Text classification, using deep learning techniques, has become a research challenge in natural language processing. Most of the existing deep learning models for text classification face difficulties when the length of the input text increases. Most models work well on shorter text inputs, however, their performance degrades with the increase in the input length. In this work, we introduce a model for text classification that can alleviate this problem. We present the hierarchical and lateral multiple timescales gated recurrent units (HL-MTGRU), in combination with pre-trained encoders to address the long text classification problem. HL-MTGRU can represent multiple temporal scale dependencies for the discrimination task. By combining the slow and fast units of the HL-MTGRU, our model effectively classifies long multi-sentence texts into the desired classes. We also show that the HL-MTGRU structure helps the model to prevent degradation of performance on longer text inputs. We demonstrate that the proposed network with the help of the latest pre-trained encoders for feature extraction outperforms the conventional models on various long text classification benchmark datasets.

Introduction

Text classification is a category of Natural Language Processing (NLP) with real-world applications. The goal of this task is to assign labels to texts. It has a number of applications including topic labeling (Wang & Manning, 2012), sentiment classification (Maas et al., 2011, Pang et al., 2008), chat discrimination (Moirangthem et al., 2017), and spam detection (Sahami et al., 1998). Conventional methods (Wang & Manning, 2012) involve representing documents with sparse lexical features like $n$ -grams, and then linear models or kernel methods are used on the representation for the task. An important intermediate step is text representation. More recent approaches used deep learning, such as convolutional neural networks (CNN) (Conneau et al., 2016, Johnson and Zhang, 2017, Kalchbrenner et al., 2014, Kim, 2014, Shen et al., 2018, Zhang et al., 2015), recurrent neural networks (RNN) based on long short-term memory (LSTM) (Hochreiter & Schmidhuber, 1997) in Liu et al., 2016, Seo et al., 2017 and Yogatama et al. (2017), and attention mechanisms (Lin et al., 2017, Yang et al., 2016) to learn text representations. The recently proposed Transformer (Vaswani et al., 2017), uses only self-attention mechanism for sequence tasks such as machine translation and achieved superior performance compared to its recurrent counterparts.

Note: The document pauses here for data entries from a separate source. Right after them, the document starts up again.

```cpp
#define VMP_OK 0
#define VMP_EINVAL (-1)
#define VMP_EDEVICE (-2)
#define VMP_EOOM (-3)
#define VMP_ESTATE (-4)

#define VMP_REWARD_WR 0
#define VMP_REWARD_UT 1
#define VMP_REWARD_KL 2
#define VMP_SEQ_UNIFORM 0
#define VMP_SEQ_LOWUNIFORM 1
#define VMP_SEQ_HIGHUNIFORM 2
#define VMP_REC_STEPS 0
#define VMP_REC_REWARD 1
// ... 196 lines not shown
int vmp_actor_head_bf16_sample(int32_t B, int32_t K, int32_t V, int32_t A, const uint16_t *h,
                               const uint16_t *weight, const float *bias,
                               const uint32_t *mask_bits, float wait_ratio, int32_t wait_index,
                               uint64_t seed, uint64_t offset, const uint64_t *rng_counter,
                               int32_t *action, float *logprob, float *entropy, float *workspace,
                               void *hip_stream);
int vmp_actor_head_bf16_bwd(int32_t B, int32_t K, int32_t V, int32_t A, const uint16_t *h,
                            const uint16_t *weight, const float *bias, const uint32_t *mask_bits,
                            const int32_t *action, const float *g_logprob,
                            const float *g_entropy, uint16_t *dlogits, int32_t ld, float *dbias,
                            float *workspace, void *hip_stream);
int64_t vmp_actor_head_bf16_bwd_workspace(int32_t B, int32_t V, int32_t A);

int vmp_record_enable(vmp_handle *h, int32_t on);
int vmp_record_read(vmp_handle *h, uint32_t *hist, double *sums);

int vmp_reqlog_enable(vmp_handle *h, int64_t capacity);
int vmp_reqlog_info(const vmp_handle *h, int64_t *capacity);
int vmp_reqlog_read(vmp_handle *h, int32_t *rows, int64_t *meta);

int vmp_series_enable(vmp_handle *h, int64_t capacity, int32_t stride, int32_t pm_rows);
int vmp_series_info(const vmp_handle *h, int64_t *capacity, int32_t *stride, int32_t *pm_rows);
int vmp_series_read(vmp_handle *h, double *rows, float *pm, int64_t *meta);

int vmp_debug_fail_alloc(int32_t n);
int64_t vmp_debug_live_allocs(void);

int vmp_debug_stamps(vmp_handle *h, uint64_t *out);

int vmp_debug_quiet_violations(int64_t *count);

int vmp_debug_occupancy(vmp_handle *h, int32_t *blocks_per_cu, int32_t *lds_bytes);

#ifdef __cplusplus
}
#endif
#endif
```

vm-placement-migration-gym_amd/csrc/vmp_capi.cpp:

```cpp
#include <hip/hip_runtime.h>

#include <cmath>
#include <cstdlib>
#include <cstring>
#include <string>
#include <vector>

#include "../../include/vmp.h"
#include "vmp_carve.h"
#include "vmp_host.h"
#include "vmp_kernels.h"
#include "vmp_layout.h"
#include "vmp_record.h"
#include "vmp_reqlog.h"
#include "vmp_series.h"
#include "vmp_trace.h"

using namespace vmp;

namespace vmp {
int policy_fail(int code, const char *msg) { return fail(code, msg); }
}

struct vmp_handle {
  vmp_config cfg;
  int32_t N, P, V, A, D, W32;
  int32_t device;
  int32_t eval_mode;
  hipStream_t stream;
  uint32_t *vmw;
  double *pm;
  EnvHdr *hdr;
  double *lg_arr, *lg_svc;
  PoisConst arr, svc;
  EnvParams prm;
  uint32_t *scratch_bits;
  PoisConst *pois_dev;
  uint64_t *stamps;
  uint64_t *jump_dev;
  uint8_t *bigscr;
  bool big;
  bool rec_on;
  RecArgs rec;
  int32_t *rec_act;
  uint8_t *rec_valid;
  double *rec_reward;
  bool rq_on;
  ReqArgs rq;
  bool sr_on;
  SerArgs sr;
  double *sr_reward;
  double *wl;
  PoisConst *wl_rec;
  PoisConst *pois_env;
  double *lg_shared;
  int32_t lg_shared_n;
  TraceDesc *tr_tab;
  uint64_t *tr_data;
  TraceDesc *tr_host;
  int32_t tr_n;
  int32_t *tr_map;
  int64_t *tr_info;
  uint64_t tr_hash;
};
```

Language model pre-training for learning universal language representations with the help of huge amounts of unlabeled data has shown to be very effective. A recent survey by Gao et al. (2019) has demonstrated the effectiveness. Some of the most outstanding examples are embeddings from language models (Peters et al., 2018), generative pre-training (Radford et al., 2018) and bidirectional encoder representations from Transformers (BERT) (Devlin et al., 2018). There are also a number of variants introduced recently. These models are neural language models trained on a large amount of text data using unsupervised objectives. For example, BERT is a Transformer encoder, which is trained on unlabeled text for masked word prediction and next sentence prediction tasks. Unlike other models, BERT produce bidirectional encoder features from text sequences. In order to use such pre-trained models in natural language understanding (NLU) tasks, fine tuning of the models is required with additional layers using task-specific training data for each task. For example, BERT can be fine-tuned to address a range of NLU tasks (Devlin et al., 2018). However, the number of parameters in such models are large and the resources required to run increases. Recently, Lan et al. (2020) introduced a new pre-trained encoder model with parameter reduction techniques in order to alleviate scaling issues in such pre-trained models. The model is a lite version of BERT (ALBERT) and significantly reduce the number of parameters but retaining the performance and thereby improving parameter-efficiency. ALBERT has 18x fewer parameters and is about 1.7x faster than BERT. In our work, we adopt ALBERT for feature extraction due to its reduced number of parameters and enhanced performance.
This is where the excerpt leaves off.